Lists can be of any type, and type inference works here as well. Have a look at the following code:

> let myList = ["One"; "Two"; "Three"];;
val myList : string list = ["One"; "Two"; "Three"]

However, if you mix the types in a list, the compiler will get confused about the actual type used:

let myList = ["One"; "Two"; 3.0];; 
...
This expression was expected to have type
string but here has type float 

Tip

Downloading the example code

You can download the example code files for all Packt books you have purchased from your account at http://www.packtpub.com. If you purchased this book elsewhere, you can visit http://www.packtpub.com/support and register to have the files e-mailed directly to you.

Concatenating lists

Concatenating lists is useful when you want to add lists together. This is done using the @ operator. Have a look at the following code where the @ operator is used:

> let myNewList = [1;2;3] @ [4;5;6];;

val myNewList : int list = [1; 2; 3; 4; 5; 6]

> myNewList;;
val it : int list = [1; 2; 3; 4; 5; 6]

Let's have a look at some of the most commonly used functions in the List Module: Length, Head, Tail, map, and filter respectively.

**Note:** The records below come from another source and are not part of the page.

template <int H, bool F0, bool SPLIT>
PGP_DEV void encoder_layer_tail(f32x4 (&X)[Geo<H>::MT_D][3], Ring<H, SPLIT>& ring, const float* TL, int lane,
                                const float* tab, const float (&ba)[3], const float (&xv)[3][3]) {
  using G = Geo<H>;
  constexpr int TQ = G::TQ, SR = G::SR, HF = G::HF;
  const int g = lane >> 4;
  constexpr bool BIL = F0;
  f32x4 QK[BIL ? 1 : 2 * TQ][3];
  float qr[SR][3], kr[SR][3];
  if constexpr (BIL) {
  } else {
#pragma unroll
    for (int m = 0; m < 2 * TQ; ++m) {
      const f32x4 bias = ld4(TL + G::TL_QKV + m * 16 + 4 * g);
#pragma unroll
      for (int w = 0; w < 3; ++w) QK[m][w] = bias;
    }
    float qkr[2 * SR][3];
    zero_rows(qkr);
    gemm3_rows<2 * TQ, G::KQ_D, G::KS_D, G::MT_D, 2 * TQ, 2 * SR>(QK, ring.cur, X, lane, qkr, TL + G::TL_RQ, g);
    rows_finish(qkr);
#pragma unroll
    for (int n = 0; n < SR; ++n)
#pragma unroll
      for (int w = 0; w < 3; ++w) {
        qr[n][w] = qkr[n][w] + TL[G::TL_RQB + n];
        kr[n][w] = qkr[SR + n][w] + TL[G::TL_RQB + SR + n];
      }
  }
  ring.advance();
  float P0[3][3], P1[3][3];
  if constexpr (BIL) {
#pragma unroll
    for (int hh = 0; hh < 2; ++hh) {
      const float* SB = tab + G::T_F0S + hh * 36;
      float tk[3][3], vk[3][3];
#pragma unroll
      for (int w2 = 0; w2 < 3; ++w2) {
#pragma unroll
        for (int f = 0; f < 3; ++f)
          tk[w2][f] = fmaf(SB[3 * f + 2], xv[w2][2], fmaf(SB[3 * f + 1], xv[w2][1], fmaf(SB[3 * f], xv[w2][0], SB[9 + 3 * f + w2])));
#pragma unroll
        for (int w = 0; w < 3; ++w)
          vk[w][w2] = fmaf(SB[18 + 3 * w + 2], xv[w2][2], fmaf(SB[18 + 3 * w + 1], xv[w2][1], fmaf(SB[18 + 3 * w], xv[w2][0], SB[27 + 3 * w + w2])));
      }
#pragma unroll
      for (int w = 0; w < 3; ++w) {
        float s[3];
#pragma unroll
        for (int w2 = 0; w2 < 3; ++w2)
          s[w2] = fmaf(xv[w][2], tk[w2][2], fmaf(xv[w][1], tk[w2][1], fmaf(xv[w][0], tk[w2][0], vk[w][w2])));
        const float m = fmaxf(s[0], fmaxf(s[1], s[2]));
        const float e0 = __expf(s[0] - m), e1 = __expf(s[1] - m), e2 = __expf(s[2] - m);
        const float iv = __builtin_amdgcn_rcpf(e0 + e1 + e2);
        float(&Pw)[3][3] = hh == 0 ? P0 : P1;
        Pw[w][0] = e0 * iv;
        Pw[w][1] = e1 * iv;
        Pw[w][2] = e2 * iv;
      }
    }
  } else
#pragma unroll
  for (int w = 0; w < 3; ++w) {
    float s0[3], s1[3];
#pragma unroll
    for (int w2 = 0; w2 < 3; ++w2) {
      float a0 = 0.f, a1 = 0.f;
#pragma unroll
      for (int t = 0; t < HF; ++t)
#pragma unroll
        for (int r = 0; r < 4; ++r) {
          a0 = fmaf(QK[t][w][r], QK[TQ + t][w2][r], a0);
          a1 = fmaf(QK[HF + t][w][r], QK[TQ + HF + t][w2][r], a1);
        }
#pragma unroll
      for (int r = 0; r < 4; ++r) {
        const float pr = QK[2 * HF][w][r] * QK[TQ + 2 * HF][w2][r];
        if (4 * r + g < G::HT)
          a0 += pr;
        else
          a1 += pr;
      }
      xsum2(a0, a1);
      s0[w2] = a0;
      float t1 = a1;
#pragma unroll
      for (int n = 0; n < SR; ++n) t1 = fmaf(qr[n][w], kr[n][w2], t1);
      s1[w2] = t1;
    }
    const float m0 = fmaxf(s0[0], fmaxf(s0[1], s0[2])), m1 = fmaxf(s1[0], fmaxf(s1[1], s1[2]));
    const float e00 = __expf(s0[0] - m0), e01 = __expf(s0[1] - m0), e02 = __expf(s0[2] - m0);
    const float e10 = __expf(s1[0] - m1), e11 = __expf(s1[1] - m1), e12 = __expf(s1[2] - m1);
    const float i0 = __builtin_amdgcn_rcpf(e00 + e01 + e02), i1 = __builtin_amdgcn_rcpf(e10 + e11 + e12);
    P0[w][0] = e00 * i0;
    P0[w][1] = e01 * i0;
    P0[w][2] = e02 * i0;
    P1[w][0] = e10 * i1;
    P1[w][1] = e11 * i1;
    P1[w][2] = e12 * i1;
  }
  f32x4 acc[G::MT_D][3];
#pragma unroll
  for (int mt = 0; mt < G::MT_D; ++mt) {
    const f32x4 bo = ld4(TL + G::TL_BO + 16 * mt + 4 * g);
    if constexpr (F0) {
#pragma unroll
      for (int w = 0; w < 3; ++w) acc[mt][w] = bo + X[mt][w];
    } else {
      const f32x4 g0 = ld4(TL - G::TL_SIZE + G::TL_LN2G + 16 * mt + 4 * g);
#pragma unroll
      for (int w = 0; w < 3; ++w) acc[mt][w] = X[mt][w] * g0 + bo;
    }
  }
  if constexpr (F0) {
#pragma unroll
    for (int w = 0; w < 3; ++w) {
      const float y0 = P0[w][0] * ba[0] + P0[w][1] * ba[1] + P0[w][2] * ba[2];
      const float y1 = P1[w][0] * ba[0] + P1[w][1] * ba[1] + P1[w][2] * ba[2];
      const float p0 = g == 0 ? P0[w][0] : g == 1 ? P0[w][1] : g == 2 ? P0[w][2] : 0.f;
      const float p1 = g == 0 ? P1[w][0] : g == 1 ? P1[w][1] : g == 2 ? P1[w][2] : 0.f;
      const float bops[4] = {y0, p0, y1, p1};
#pragma unroll
      for (int k = 0; k < 4; ++k)
#pragma unroll
        for (int mt = 0; mt < G::MT_X; ++mt)
          acc[mt][w] = mfma(tab[G::T_F0O + (k * G::MT_X + mt) * 64 + lane], bops[k], acc[mt][w]);
      float ro[G::XR];
#pragma unroll
      for (int n = 0; n < G::XR; ++n) {
        const float* rw = tab + G::T_F0OR + n * 16;
        ro[n] = g < 3 ? rw[g] * y0 + rw[4 + g] * p0 + rw[8 + g] * y1 + rw[12 + g] * p1 : 0.f;
      }
      acc[G::MT_X][w][0] += xsum_rows<G::XR>(ro);
    }
    layer_norm_tiles<H, false>(acc, X, TL + G::TL_LN1G, TL + G::TL_LN1B, g);
  } else {
  f32x4 V[TQ][3];
  float vr[SR][3];
#pragma unroll
  for (int t = 0; t < TQ; ++t) {
    const f32x4 bias = ld4(TL + G::TL_QKV + (2 * TQ + t) * 16 + 4 * g);
#pragma unroll
    for (int w = 0; w < 3; ++w) V[t][w] = bias;
  }
  zero_rows(vr);
  gemm3_rows<TQ, G::KQ_D, G::KS_D, G::MT_D, TQ, SR>(V, ring.cur, X, lane, vr, TL + G::TL_RQ + 2 * SR * G::KQ_D * 16,
                                                         g);
  float vd[3];
  {
    const float vb = TL[G::TL_RQB + 2 * SR + g];
#pragma unroll
    for (int w = 0; w < 3; ++w) vd[w] = rows_pick<SR>(vr, w) + (g < SR ? vb : 0.f);
  }
  f32x4 O[TQ + 1][3];
#pragma unroll
  for (int w = 0; w < 3; ++w) {
#pragma unroll
    for (int t = 0; t < 2 * HF; ++t) {
      const float(&Pw)[3][3] = t < HF ? P0 : P1;
      O[t][w] = Pw[w][0] * V[t][0] + Pw[w][1] * V[t][1] + Pw[w][2] * V[t][2];
    }
#pragma unroll
    for (int r = 0; r < 4; ++r) {
      const bool h0 = 4 * r + g < G::HT;
      const float c0 = h0 ? P0[w][0] : P1[w][0], c1 = h0 ? P0[w][1] : P1[w][1], c2 = h0 ? P0[w][2] : P1[w][2];
      O[2 * HF][w][r] = c0 * V[2 * HF][0][r] + c1 * V[2 * HF][1][r] + c2 * V[2 * HF][2][r];
    }
    const float o3 = P1[w][0] * vd[0] + P1[w][1] * vd[1] + P1[w][2] * vd[2];
    O[TQ][w] = f32x4{o3, 0.f, 0.f, 0.f};
  }
  {
    float ro[G::XR][3];
    zero_rows(ro);
    gemm3_rows<G::MT_X, G::KQ_OT, G::KS_OT, TQ + 1, G::MT_D, G::XR>(acc, ring.cur + G::G_V * G::FQ, O, lane, ro,
                                                                   TL + G::TL_RO, g);
#pragma unroll
    for (int w = 0; w < 3; ++w) acc[G::MT_X][w][0] += rows_pick<G::XR>(ro, w);
  }
  layer_norm_tiles<H, false>(acc, X, TL + G::TL_LN1G, TL + G::TL_LN1B, g);
  }
  ring.advance();
#pragma unroll
  for (int mt = 0; mt < G::MT_D; ++mt) {
    const f32x4 b2 = ld4(TL + G::TL_B2 + 16 * mt + 4 * g), g1 = ld4(TL + G::TL_LN1G + 16 * mt + 4 * g);
#pragma unroll
    for (int w = 0; w < 3; ++w) acc[mt][w] = X[mt][w] * g1 + b2;
  }
  if constexpr (SPLIT) {
    using S = EncS<H>;
    static_assert(S::NBF * 2 == G::MT_F, "hidden pairs");
    const float* A1 = ring.cur;
    const float* A2 = ring.cur + S::F1S * G::FQ;
#pragma unroll
    for (int w = 0; w < 3; ++w) {
      f32x4 F[G::MT_F];
#pragma unroll
      for (int c = 0; c < G::MT_F; ++c) F[c] = ld4(TL + G::TL_B1 + 16 * c + 4 * g);
      if constexpr (kEncPipe) {
        constexpr int QN = S::NBD * G::MT_F;
        u32x4 wn[3];
        planes_lds(A1, lane, wn);
#pragma unroll
        for (int b = 0; b < S::NBD; ++b) {
          u32x4 xb[3];
          {
            float v[8];
            pair_tiles<G::MT_D>(X, b, w, v);
            split8(v, xb);
          }
          prio_mfma();
#pragma unroll
          for (int c = 0; c < G::MT_F; ++c) {
            u32x4 wp[3];
#pragma unroll
            for (int k = 0; k < 3; ++k) wp[k] = wn[k];
            const int q = b * G::MT_F + c + 1;
            if (q < QN) planes_lds(A1 + (((q % G::MT_F) * S::NBD + q / G::MT_F) * 3) * 256, lane, wn);
            __builtin_amdgcn_sched_barrier(0);
            F[c] = mfma_bf6(wp, xb, F[c]);
          }
          prio_valu();
        }
      } else {
        u32x4 xs[S::NBD][3];
#pragma unroll
        for (int b = 0; b < S::NBD; ++b) {
          float v[8];
          pair_tiles<G::MT_D>(X, b, w, v);
          split8(v, xs[b]);
        }
        prio_mfma();
#pragma unroll
        for (int b = 0; b < S::NBD; ++b)
#pragma unroll
          for (int c = 0; c < G::MT_F; ++c) {
            u32x4 wp[3];
            planes_lds(A1 + ((c * S::NBD + b) * 3) * 256, lane, wp);
            F[c] = mfma_bf6(wp, xs[b], F[c]);
          }
        prio_valu();
      }
#pragma unroll
      for (int c = 0; c < G::MT_F; ++c)
#pragma unroll
        for (int r = 0; r < 4; ++r) F[c][r] = relu_enc<H>(F[c][r]);
      float rf[G::XR];
#pragma unroll
      for (int n = 0; n < G::XR; ++n) rf[n] = 0.f;
#pragma unroll
      for (int c = 0; c < G::MT_F; ++c)
#pragma unroll
        for (int n = 0; n < G::XR; ++n) {
          const f32x4 rw = ld4(TL + G::TL_RF + ((n * G::KQ_F + c) * 4 + g) * 4);
#pragma unroll
          for (int e = 0; e < 4; ++e) rf[n] = fmaf(rw[e], F[c][e], rf[n]);
        }
      if constexpr (kEncPipe) {
        constexpr int QN = S::NBF * G::MT_X;
        u32x4 wn[3];
        planes_lds(A2, lane, wn);
#pragma unroll
        for (int b = 0; b < S::NBF; ++b) {
          u32x4 hb[3];
          {
            float v[8];
#pragma unroll
            for (int e = 0; e < 4; ++e) {
              v[e] = F[2 * b][e];
              v[4 + e] = F[2 * b + 1][e];
            }
            split8(v, hb);
          }
          prio_mfma();
#pragma unroll
          for (int m = 0; m < G::MT_X; ++m) {
            u32x4 wp[3];
#pragma unroll
            for (int k = 0; k < 3; ++k) wp[k] = wn[k];
            const int q = b * G::MT_X + m + 1;
            if (q < QN) planes_lds(A2 + (((q % G::MT_X) * S::NBF + q / G::MT_X) * 3) * 256, lane, wn);
            __builtin_amdgcn_sched_barrier(0);
            acc[m][w] = mfma_bf6(wp, hb, acc[m][w]);
          }
          prio_valu();
        }
      } else {
        u32x4 hs[S::NBF][3];
#pragma unroll
        for (int b = 0; b < S::NBF; ++b) {
          float v[8];
#pragma unroll
          for (int e = 0; e < 4; ++e) {
            v[e] = F[2 * b][e];
            v[4 + e] = F[2 * b + 1][e];
          }
          split8(v, hs[b]);
        }
        prio_mfma();
#pragma unroll
        for (int b = 0; b < S::NBF; ++b)
#pragma unroll
          for (int m = 0; m < G::MT_X; ++m) {
            u32x4 wp[3];
            planes_lds(A2 + ((m * S::NBF + b) * 3) * 256, lane, wp);
            acc[m][w] = mfma_bf6(wp, hs[b], acc[m][w]);
          }
        prio_valu();
      }
      acc[G::MT_X][w][0] += xsum_rows<G::XR>(rf);
    }
  } else {
    static_assert(G::KQ_F == G::MT_F, "hidden tile c = W2 k-group c");
    float rf[G::XR][3];
    zero_rows(rf);
#pragma unroll
    for (int c = 0; c < G::MT_F; ++c) {
      f32x4 Fc[1][3];
      const f32x4 b1 = ld4(TL + G::TL_B1 + 16 * c + 4 * g);
#pragma unroll
      for (int w = 0; w < 3; ++w) Fc[0][w] = b1;
      gemm3<1, G::KQ_D, G::KS_D, G::MT_D>(Fc, ring.cur + c * G::KQ_D * 256, X, lane);
#pragma unroll
      for (int w = 0; w < 3; ++w)
#pragma unroll
        for (int r = 0; r < 4; ++r) Fc[0][w][r] = relu_enc<H>(Fc[0][w][r]);
      const float* A2 = ring.cur + G::G_F1 * G::FQ;
      prio_mfma();
#pragma unroll
      for (int m = 0; m < G::MT_X; ++m) {
        const f32x4 a = ld4(A2 + (m * G::KQ_F + c) * 256 + lane * 4);
#pragma unroll
        for (int e = 0; e < 4; ++e)
#pragma unroll
          for (int w = 0; w < 3; ++w) acc[m][w] = mfma(a[e], Fc[0][w][e], acc[m][w]);
      }
      prio_valu();
#pragma unroll
      for (int n = 0; n < G::XR; ++n) {
        const f32x4 rw = ld4(TL + G::TL_RF + ((n * G::KQ_F + c) * 4 + g) * 4);
#pragma unroll
        for (int e = 0; e < 4; ++e)
#pragma unroll
          for (int w = 0; w < 3; ++w) rf[n][w] = fmaf(rw[e], Fc[0][w][e], rf[n][w]);
      }
    }
#pragma unroll
    for (int w = 0; w < 3; ++w) acc[G::MT_X][w][0] += rows_pick<G::XR>(rf, w);
  }
  ring.advance();
  layer_norm_tiles<H, false>(acc, X, TL + G::TL_LN2G, TL + G::TL_LN2B, g);
}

The function Length will simply return the length of the list:

> myNewList.Length;;
val it : int = 6

If you want the first element of a list, use Head:

> myNewList.Head;;
val it : int = 1

The rest of the list, meaning all other elements except the Head, is defined as the Tail:

> myNewList.Tail;;
val it : int list = [2; 3; 4; 5; 6]

You can also do some more interesting things with lists, such as calculating the square of all the elements one by one. Note that it's an entirely new list returned from the map function, since lists are immutable. This is done using higher-order functions, where List.map takes a lambda function defined to return the value of x*x as seen in the following code:

> List.map (fun x -> x * x) myNewList;;
val it : int list = [1; 4; 9; 16; 25; 36]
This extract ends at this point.